Ave Maria, as a university committed to authentic Catholic rooted in the teachings of the Magisterium seeks to impart to her students a “believing knowledge” and a “knowing faith”, thus showing that the wisdom that comes from revealed faith and the wisdom that comes from human learning are not necessarily incompatible – as is sometimes thought in this post-modern age in which we live.

As Catholics, we believe that truth is one. In that sense, there can be no real contradiction between belief and science, between faith and reason. The so-called “contradictions” that some would allege are only apparent ones that can be resolved through honest and reasonable inquiry. As Catholics we believe in both the value and power of faith and the value and power of reason. Pope John Paul II said: “Faith and reason are like two wings on which the human spirit rises to the contemplation of truth; and God has placed in the human heart a desire to know the truth – in a word, to know himself – so that, by knowing and loving God, men and women may also come to the fullness of truth about themselves.”

This “coming to the fullness of truth about our selves” is really a great description of what any academic pursuit that aspires to call itself “higher education” should be about. And it is a great description of what Ave Maria is called to be about. Students should come to Ave Maria not just to learn how to make a living but how to make a life.

Your new president, Jim Towey, embodies the type of Catholic Ave Maria University seeks to educate for the Church and the World. He is a man of faith, a man of the Church but also a man capable of being in the world, and being for the world - without becoming of the world. His experience as president of St. Vincent College, Director of Faith-based and Community Initiatives for President George W. Bush, founder of the not-for-profit Aging with Dignity and attorney for Mother Teresa of Calcutta made him a superior choice for this post.

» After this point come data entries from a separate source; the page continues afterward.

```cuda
int tc_stem_pack_weights(const float* w_conv1, __nv_bfloat16* hi, __nv_bfloat16* lo, int precision, cudaStream_t st) {
  DDN_LAUNCH(stem_pack_weights_kernel, (64 * 192 + 255) / 256, 256, 0, st, w_conv1, hi, lo, precision == DDN_PRECISION_BF16X3 ? 1 : 0);
  return 0;
}
int tc_stem_forward(TcPlanes patches, const float* w_conv1, const TcPlanes* w_packed, float* raw, const BnFwdFinal* stats, int N, int H1,
                    int W1, int precision, void* wws, size_t wws_bytes, cudaStream_t st) {
  TcPlanes wpk;
  if (w_packed) wpk = *w_packed;
  else {
    char* base = reinterpret_cast<char*>(align_up(reinterpret_cast<uintptr_t>(wws), 1024));
    DDN_CHECK_ARG((size_t)(base - (char*)wws) + 2 * 64 * 192 * 2 + 1024 <= wws_bytes, "weight staging too small");
    __nv_bfloat16* ph = (__nv_bfloat16*)base; __nv_bfloat16* pl = (__nv_bfloat16*)(base + align_up((size_t)64 * 192 * 2, 1024));
    DDN_TRY(tc_stem_pack_weights(w_conv1, ph, pl, precision, st));
    wpk.hi = ph; wpk.lo = pl;
  }
  return tc_conv_planes(patches, nullptr, &wpk, raw, nullptr, stats, N, H1, W1, 192, 64, 1, 1, 1, 0, precision, wws, wws_bytes, st);
}

int tc_stem_wgrad(TcPlanes patches, TcPlanes dy, float* dw_conv1, int N, int H1, int W1, int precision, double* scratch, cudaStream_t st) {
  if (!dw_conv1) return tc_wgrad_planes(patches, dy, nullptr, N, H1, W1, 192, 64, 1, 1, 1, precision, scratch, st);
  double* dwp = scratch; float* dwk = reinterpret_cast<float*>(scratch + 64 * 192);
  DDN_TRY(tc_wgrad_planes(patches, dy, dwk, N, H1, W1, 192, 64, 1, 1, 1, precision, dwp, st));
  DDN_LAUNCH(stem_unpack_wgrad_kernel, (64 * 147 + 255) / 256, 256, 0, st, dwk, dw_conv1);
  return 0;
}

int tc_pack_all(const float* params, int64_t n_params, char* cache, const TcPackEntry* entries, int n, unsigned long long* fp_new,
                unsigned long long* fp_old, int force, int precision, cudaStream_t st) {
  DDN_CHECK_ARG(n >= 1 && n <= TC_PACK_MAX, "pack table too large");
  TcPackTable t; t.n = n;
  for (int i = 0; i < n; ++i) t.e[i] = entries[i];
  DDN_LAUNCH(param_fingerprint_kernel, num_sms() * 2, 256, 0, st, reinterpret_cast<const uint32_t*>(params), n_params, fp_new);
  dim3 grid(32, (unsigned)n);
  DDN_LAUNCH(pack_all_kernel, grid, 256, 0, st, params, cache, t, fp_new, fp_old, force, precision == DDN_PRECISION_BF16X3 ? 1 : 0);
  DDN_LAUNCH(commit_fingerprint_kernel, 1, 32, 0, st, fp_new, fp_old);
  return 0;
}

size_t tc_workspace_bytes(size_t max_act_elems) { return tc_weight_ws_bytes() + 6 * align_up(max_act_elems * 2, 1024) + 4096; }

// ... 45 lines not shown
```

Baseline: 139.6.

## Prefetch dgrad epilogue operands before the mainloop and one chunk ahead

Splits the epilogue's global loads (addend, raw activations, bf16 y_hi mask) into a separate epi_load step. For dgrad launches (PIPE=true), the loads for the first chunk are issued before the wgmma mainloop and the next chunk's loads during the current chunk's epilogue. This hides global-memory latency behind tensor-core work. Keeping the prefetched values live across the mainloop adds register pressure, which is why the 128-wide bf16x3 variant is excluded.

```diff
diff --git a/pytorch-dense-correspondence_b200/csrc/conv_tc.cu b/pytorch-dense-correspondence_b200/csrc/conv_tc.cu
--- a/pytorch-dense-correspondence_b200/csrc/conv_tc.cu
+++ b/pytorch-dense-correspondence_b200/csrc/conv_tc.cu
@@ -191,13 +191,29 @@
   return (uint32_t)__bfloat16_as_ushort(a) | ((uint32_t)__bfloat16_as_ushort(b) << 16);
 }
 
+struct EpiIn { float4 adv[EPI_ROWS]; float4 rw[EPI_ROWS]; uint2 yh[EPI_ROWS]; };
+
 template <typename P>
-__device__ __forceinline__ void conv_epilogue_rows(const P& p, const float4 (&v)[EPI_ROWS], size_t off, size_t rs, int n_ok, int ch,
-                                                   int C, int grp, float4& s1, float4& s2) {
-  float4 adv[EPI_ROWS];
-#pragma unroll
-  for (int i = 0; i < EPI_ROWS; ++i)
-    adv[i] = (p.addend && i < n_ok) ? __ldg(reinterpret_cast<const float4*>(p.addend + off + i * rs)) : make_float4(0.f, 0.f, 0.f, 0.f);
+__device__ __forceinline__ void epi_load(const P& p, size_t off, size_t rs, int n_ok, EpiIn& in) {
+#pragma unroll
+  for (int i = 0; i < EPI_ROWS; ++i) {
+    in.adv[i] = (p.addend && i < n_ok) ? __ldg(reinterpret_cast<const float4*>(p.addend + off + i * rs)) : make_float4(0.f, 0.f, 0.f, 0.f);
+    in.rw[i] = make_float4(0.f, 0.f, 0.f, 0.f);
+    in.yh[i] = make_uint2(0u, 0u);
+  }
+  if (!p.ep_scale && p.bst.fin.a.acc) {
+#pragma unroll
+    for (int i = 0; i < EPI_ROWS; ++i) {
+      if (i < n_ok) in.rw[i] = __ldg(reinterpret_cast<const float4*>(p.bst.raw + off + i * rs));
+      if (p.bst.y_hi && i < n_ok) in.yh[i] = __ldg(reinterpret_cast<const uint2*>(p.bst.y_hi + off + i * rs));
+    }
+  }
+}
+
+template <typename P>
+__device__ __forceinline__ void conv_epilogue_rows(const P& p, const float4 (&v)[EPI_ROWS], const EpiIn& in, size_t off, size_t rs, int n_ok,
+                                                   int ch, int C, int grp, float4& s1, float4& s2) {
+  const float4 (&adv)[EPI_ROWS] = in.adv;
   if (p.ep_scale) {
     const float4 sc = __ldg(reinterpret_cast<const float4*>(p.ep_scale + ch));
     const float4 sh = __ldg(reinterpret_cast<const float4*>(p.ep_shift + ch));
@@ -219,13 +235,8 @@
       }
     }
   } else if (p.bst.fin.a.acc) {
-    float4 rw[EPI_ROWS];
-    uint2 yh[EPI_ROWS];
-#pragma unroll
-    for (int i = 0; i < EPI_ROWS; ++i) {
-      rw[i] = i < n_ok ? __ldg(reinterpret_cast<const float4*>(p.bst.raw + off + i * rs)) : make_float4(0.f, 0.f, 0.f, 0.f);
-      if (p.bst.y_hi) yh[i] = i < n_ok ? __ldg(reinterpret_cast<const uint2*>(p.bst.y_hi + off + i * rs)) : make_uint2(0u, 0u);
-    }
+    const float4 (&rw)[EPI_ROWS] = in.rw;
+    const uint2 (&yh)[EPI_ROWS] = in.yh;
     const float4 mu = __ldg(reinterpret_cast<const float4*>(p.bst.mean + (size_t)grp * C + ch));
     const float4 is = __ldg(reinterpret_cast<const float4*>(p.bst.invstd + (size_t)grp * C + ch));
     float4 scl = make_float4(0.f, 0.f, 0.f, 0.f), be = scl;
@@ -316,6 +327,7 @@
   return it;
 }
 struct TcSub { int n, h0, w0; bool valid; };
+struct TcEpiPos { size_t cbase; int n_ok, grp; bool valid; };
 __device__ __forceinline__ TcSub tc_sub(const TcConvParams& p, int st) {
   TcSub s;
   s.valid = st < p.n_sub;
@@ -357,7 +369,7 @@
   if (lane == 0) mbar_arrive(smem_u32(&empty_bar[(g - 1) % STAGES]));
 }
 
-template <int BLOCK_N, int NPROD>
+template <int BLOCK_N, int NPROD, bool PIPE>
 __global__ void __launch_bounds__(TC_WIDE_THREADS, 1)
 conv_tc_kernel(const __grid_constant__ CUtensorMap tm_a_hi, const __grid_constant__ CUtensorMap tm_a_lo,
                const __grid_constant__ CUtensorMap tm_b_hi, const __grid_constant__ CUtensorMap tm_b_lo,
@@ -436,26 +448,42 @@
     uint32_t g = 0;
     for (int idx = blockIdx.x; idx < p.total_items; idx += gridDim.x) {
       const TcItem it = tc_item(p, idx, BLOCK_N);
+      const auto locate = [&](TcEpiPos& e) {
+        const TcSub sb = tc_sub(p, it.sp * 2 + wg);
+        const int h = sb.h0 + w, w4 = sb.w0 + EPI_ROWS * ga;
+        e.valid = sb.valid;
+        e.n_ok = (sb.valid && h < p.H) ? min(EPI_ROWS, p.W - w4) : 0;
+        const size_t pix = ((size_t)(e.n_ok > 0 ? sb.n : 0) * p.H + (e.n_ok > 0 ? h : 0)) * p.W + (e.n_ok > 0 ? w4 : 0);
+        e.cbase = pix * p.Cout + it.co0 + gb * 4;
+        e.grp = sb.valid ? sb.n / p.imgs_per_group : 0;
+      };
+      constexpr bool kEarly = PIPE && !(BLOCK_N == 128 && NPROD == 3);
+      const int nch = it.width >> 5;
+      TcEpiPos ep;
+      EpiIn in;
+      if (kEarly) { locate(ep); epi_load(p, ep.cbase, (size_t)p.Cout, ep.n_ok, in); }
       if (it.width == BLOCK_N)
         conv_tc_mainloop<BLOCK_N, BLOCK_N, NPROD, STAGES>(acc, accx, num_kb, g, full_bar, empty_bar, smem, wg, lane);
       else if (BLOCK_N > 64 && it.width == 64)
         conv_tc_mainloop<64, BLOCK_N, NPROD, STAGES>(acc_cols<64>(acc), acc_cols<64>(accx), num_kb, g, full_bar, empty_bar, smem, wg, lane);
       else
         conv_tc_mainloop<32, BLOCK_N, NPROD, STAGES>(acc_cols<32>(acc), acc_cols<32>(accx), num_kb, g, full_bar, empty_bar, smem, wg, lane);
-
-      const TcSub sb = tc_sub(p, it.sp * 2 + wg);
-      const int h = sb.h0 + w, w4 = sb.w0 + EPI_ROWS * ga;
-      const int n_ok = (sb.valid && h < p.H) ? min(EPI_ROWS, p.W - w4) : 0;
-      const size_t pix = ((size_t)(n_ok > 0 ? sb.n : 0) * p.H + (n_ok > 0 ? h : 0)) * p.W + (n_ok > 0 ? w4 : 0);
-      const size_t cbase = pix * p.Cout + it.co0 + gb * 4;
-      const int grp = sb.valid ? sb.n / p.imgs_per_group : 0;
+      if (!kEarly) locate(ep);
+      const size_t cbase = ep.cbase;
+      const int n_ok = ep.n_ok, grp = ep.grp;
+
 #pragma unroll
       for (int c = 0; c < BLOCK_N / 32; ++c) {
-        if (c < (it.width >> 5)) {
+        if (c < nch) {
+          const bool ahead = kEarly && c + 1 < BLOCK_N / 32 && c + 1 < nch;
+          if (!kEarly) epi_load(p, cbase + c * 32, (size_t)p.Cout, n_ok, in);
           float4 v[EPI_ROWS];
           stage_chunk(acc, c, st, lane, v);
+          EpiIn next;
+          if (ahead) epi_load(p, cbase + (c + 1) * 32, (size_t)p.Cout, n_ok, next);
           float4 s1 = make_float4(0.f, 0.f, 0.f, 0.f), s2 = s1;
-          conv_epilogue_rows(p, v, cbase + c * 32, (size_t)p.Cout, n_ok, it.co0 + c * 32 + gb * 4, p.Cout, grp, s1, s2);
+          conv_epilogue_rows(p, v, in, cbase + c * 32, (size_t)p.Cout, n_ok, it.co0 + c * 32 + gb * 4, p.Cout, grp, s1, s2);
+          if (ahead) in = next;
           if (stats || bstats) {
             colsum_lane_groups(s1, s2);
             if (ga == 0) {
@@ -467,7 +495,7 @@
       }
       if (stats || bstats) {
         named_barrier(1 + wg, 128);
-        if (sb.valid)
+        if (ep.valid)
           for (int col = e; col < it.width; col += 128) {
 #pragma unroll
             for (int k = 0; k < 2; ++k) {
@@ -508,7 +536,7 @@
 constexpr int HALO_B_PLANE = 9 * HALO_B_TAP;
 __host__ __device__ constexpr int halo_slots(int nprod) { return nprod == 3 ? 2 : 3; }
 
-template <int NPROD>
+template <int NPROD, bool PIPE>
 __global__ void __launch_bounds__(TC_THREADS, 1)
 conv64_halo_kernel(const __grid_constant__ CUtensorMap tm_a_hi, const __grid_constant__ CUtensorMap tm_a_lo,
                    const __grid_constant__ CUtensorMap tm_b_hi, const __grid_constant__ CUtensorMap tm_b_lo, const TcHaloParams p) {
@@ -598,6 +626,11 @@
     for (int t = blockIdx.x; t < p.n_tiles; t += gridDim.x) {
       int n, h0, w0;
       tile_of(t, n, h0, w0);
+      const size_t pix0 = ((size_t)n * p.H + h0 + EPI_ROWS * (ga & 1)) * p.W + (w0 + 8 * wg + 2 * w + (ga >> 1));
+      const size_t row_stride = (size_t)p.W * 64;
+      const int grp = n / p.imgs_per_group;
+      EpiIn in;
+      if (PIPE) epi_load(p, pix0 * 64 + gb * 4, row_stride, EPI_ROWS, in);
       const int s_hi = g % SLOTS;
       {
         mbar_wait(smem_u32(&full_bar[s_hi]), (g / SLOTS) & 1);
@@ -637,15 +670,16 @@
       if (NPROD == 3) { fence_acc(accx); add_cross(acc, accx); }
       if (lane == 0) mbar_arrive(smem_u32(&empty_bar[(g - 1) % SLOTS]));
 
-      const size_t pix0 = ((size_t)n * p.H + h0 + EPI_ROWS * (ga & 1)) * p.W + (w0 + 8 * wg + 2 * w + (ga >> 1));
-      const size_t row_stride = (size_t)p.W * 64;
-      const int grp = n / p.imgs_per_group;
 #pragma unroll
       for (int c = 0; c < 2; ++c) {
+        if (!PIPE) epi_load(p, pix0 * 64 + gb * 4 + c * 32, row_stride, EPI_ROWS, in);
         float4 v[EPI_ROWS];
         stage_chunk(acc, c, st, lane, v);
+        EpiIn next;
+        if (PIPE && c == 0) epi_load(p, pix0 * 64 + gb * 4 + 32, row_stride, EPI_ROWS, next);
         float4 s1 = make_float4(0.f, 0.f, 0.f, 0.f), s2 = s1;
-        conv_epilogue_rows(p, v, pix0 * 64 + gb * 4 + c * 32, row_stride, EPI_ROWS, c * 32 + gb * 4, 64, grp, s1, s2);
+        conv_epilogue_rows(p, v, in, pix0 * 64 + gb * 4 + c * 32, row_stride, EPI_ROWS, c * 32 + gb * 4, 64, grp, s1, s2);
+        if (PIPE && c == 0) in = next;
         if (stats || bstats) {
           colsum_lane_groups(s1, s2);
           if (ga == 0) {
@@ -1393,7 +1427,7 @@
   return v != 0;
 }
 
-template <int BLOCK_N, int NPROD>
+template <int BLOCK_N, int NPROD, bool PIPE>
 static int launch_conv_tc(const CUtensorMap& a_hi, const CUtensorMap& a_lo, const CUtensorMap& b_hi, const CUtensorMap& b_lo,
                           const CUtensorMap& bt_hi, const CUtensorMap& bt_lo, const TcConvParams& p, int workers, cudaStream_t st) {
   constexpr int NSPLIT = NPROD == 3 ? 2 : 1;
@@ -1402,25 +1436,25 @@
   const size_t smem = (size_t)STAGES * STAGE_BYTES + 1024;
   static bool configured = false;
   if (!configured) {
-    DDN_CUDA(cudaFuncSetAttribute(conv_tc_kernel<BLOCK_N, NPROD>, cudaFuncAttributeMaxDynamicSharedMemorySize, (int)smem));
+    DDN_CUDA(cudaFuncSetAttribute(conv_tc_kernel<BLOCK_N, NPROD, PIPE>, cudaFuncAttributeMaxDynamicSharedMemorySize, (int)smem));
     configured = true;
   }
-  DDN_LAUNCH((conv_tc_kernel<BLOCK_N, NPROD>), workers, TC_WIDE_THREADS, smem, st, a_hi, a_lo, b_hi, b_lo, bt_hi, bt_lo, p);
+  DDN_LAUNCH((conv_tc_kernel<BLOCK_N, NPROD, PIPE>), workers, TC_WIDE_THREADS, smem, st, a_hi, a_lo, b_hi, b_lo, bt_hi, bt_lo, p);
   return 0;
 }
 
-template <int NPROD>
+template <int NPROD, bool PIPE>
 static int launch_conv64_halo(const CUtensorMap& a_hi, const CUtensorMap& a_lo, const CUtensorMap& b_hi, const CUtensorMap& b_lo,
                               const TcHaloParams& p, cudaStream_t st) {
   constexpr int NSPLIT = NPROD == 3 ? 2 : 1;
   const size_t smem = (size_t)NSPLIT * HALO_B_PLANE + (size_t)halo_slots(NPROD) * HALO_SLOT + 1024;
   static bool configured = false;
   if (!configured) {
-    DDN_CUDA(cudaFuncSetAttribute(conv64_halo_kernel<NPROD>, cudaFuncAttributeMaxDynamicSharedMemorySize, (int)smem));
+    DDN_CUDA(cudaFuncSetAttribute(conv64_halo_kernel<NPROD, PIPE>, cudaFuncAttributeMaxDynamicSharedMemorySize, (int)smem));
     configured = true;
   }
   const int grid = std::min(p.n_tiles, tc_worker_sms());
-  DDN_LAUNCH((conv64_halo_kernel<NPROD>), grid, TC_THREADS, smem, st, a_hi, a_lo, b_hi, b_lo, p);
+  DDN_LAUNCH((conv64_halo_kernel<NPROD, PIPE>), grid, TC_THREADS, smem, st, a_hi, a_lo, b_hi, b_lo, p);
   return 0;
 }
 
@@ -1476,7 +1510,9 @@
     DDN_TRY(make_weight_map(&mb_hi, b_hi, 64, 9 * 64, 64));
     DDN_TRY(make_weight_map(&mb_lo, want_lo ? b_lo : b_hi, 64, 9 * 64, 64));
     ProfScope ps(dgrad ? PROF_CONV_DGRAD_TC : PROF_CONV_FWD_TC, fl, st);
-    return want_lo ? launch_conv64_halo<3>(ma_hi, ma_lo, mb_hi, mb_lo, hp, st) : launch_conv64_halo<1>(ma_hi, ma_lo, mb_hi, mb_lo, hp, st);
+    if (dgrad)
+      return want_lo ? launch_conv64_halo<3, true>(ma_hi, ma_lo, mb_hi, mb_lo, hp, st) : launch_conv64_halo<1, true>(ma_hi, ma_lo, mb_hi, mb_lo, hp, st);
+    return want_lo ? launch_conv64_halo<3, false>(ma_hi, ma_lo, mb_hi, mb_lo, hp, st) : launch_conv64_halo<1, false>(ma_hi, ma_lo, mb_hi, mb_lo, hp, st);
   }
   const int block_n = gout % 128 == 0 ? 128 : 64;
   TcConvParams p;
@@ -1525,8 +1561,10 @@
   DDN_TRY(make_weight_map(&mt_lo, want_lo ? b_lo : b_hi, gout, k * k * gin, bt_rows));
   ProfScope ps(dgrad ? PROF_CONV_DGRAD_TC : PROF_CONV_FWD_TC, fl, st);
 #define CONV_TC(BN)                                                                                                           \
-  (want_lo ? launch_conv_tc<BN, 3>(ma_hi, ma_lo, mb_hi, mb_lo, mt_hi, mt_lo, p, workers, st)                                   \
-           : launch_conv_tc<BN, 1>(ma_hi, ma_lo, mb_hi, mb_lo, mt_hi, mt_lo, p, workers, st))
+  (dgrad ? (want_lo ? launch_conv_tc<BN, 3, true>(ma_hi, ma_lo, mb_hi, mb_lo, mt_hi, mt_lo, p, workers, st)                    \
+                    : launch_conv_tc<BN, 1, true>(ma_hi, ma_lo, mb_hi, mb_lo, mt_hi, mt_lo, p, workers, st))                   \
+         : (want_lo ? launch_conv_tc<BN, 3, false>(ma_hi, ma_lo, mb_hi, mb_lo, mt_hi, mt_lo, p, workers, st)                   \
+                    : launch_conv_tc<BN, 1, false>(ma_hi, ma_lo, mb_hi, mb_lo, mt_hi, mt_lo, p, workers, st)))
   if (block_n == 128) return CONV_TC(128);
   return CONV_TC(64);
 #undef CONV_TC
```

Result: no change. 140.2, median of 6 (+0.4%).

Under his leadership, the faith life of this university community will be well integrated with its academic life. Here, thanks to the original vision of Tom Monaghan and the faith filled leadership of Jim Towey students will be able to experience a faith that is not just sentimentality but a faith that is reasonable – and because it is reasonable, a faith that commits both faculty and students to search for truth beyond what St. Paul calls the “empty, seductive philosophy according to the traditions of men” or a secularized rationalism that holds that one can live one’s life etsi Deus non daretur, as if God did not exist.

Last August in Madrid, more than two million young people gave witness to their faith in the presence of Pope Benedict XVI at World Youth Day. In Madrid, we saw once again that the Church is alive – and the Church is young. And today, here at Ave Maria, here in Southwest Florida, the Church is alive, and the Church is young. As the Pope told those young people in Madrid, I also tell you today: “Be not afraid and don’t be ashamed to ‘walk with the Lord’” as his disciples: in this way, you will grow in his wisdom – and he will astound you with his mighty deeds.

Ave Maria…”Mother of God, our Mother, teach us to believe, to hope, to love with you.

Show us the way to his Kingdom.” (Spe Salvi 50). Ave Maria.

Comments from readers

Jaime Padro - 10/10/2011 12:08 PM
Once again, our Archbishop presents the Catholic faith in a crystal clear manner, quoting form the great writings of Blessed John Paul II and pope Benedict XVI. In our times, it is crucial that we teach everyone in our culture, especially students in Catholic institutions of learning, in places of work and in the streets, that there is no opposition between faith and reason, or faith and science. As Archbishop Wenski does, let's study and reflect on what these great popes have written on these subjects, and we'll have wiser and stronger Catholics.
Jim Furdon - 10/07/2011 09:48 PM
Archbishop Wenski is a superb writer, speaker and leader! Everything he authors rings with integrity, and is supported with an abundance of reason which clearly defines for us a joyous path for our life journey.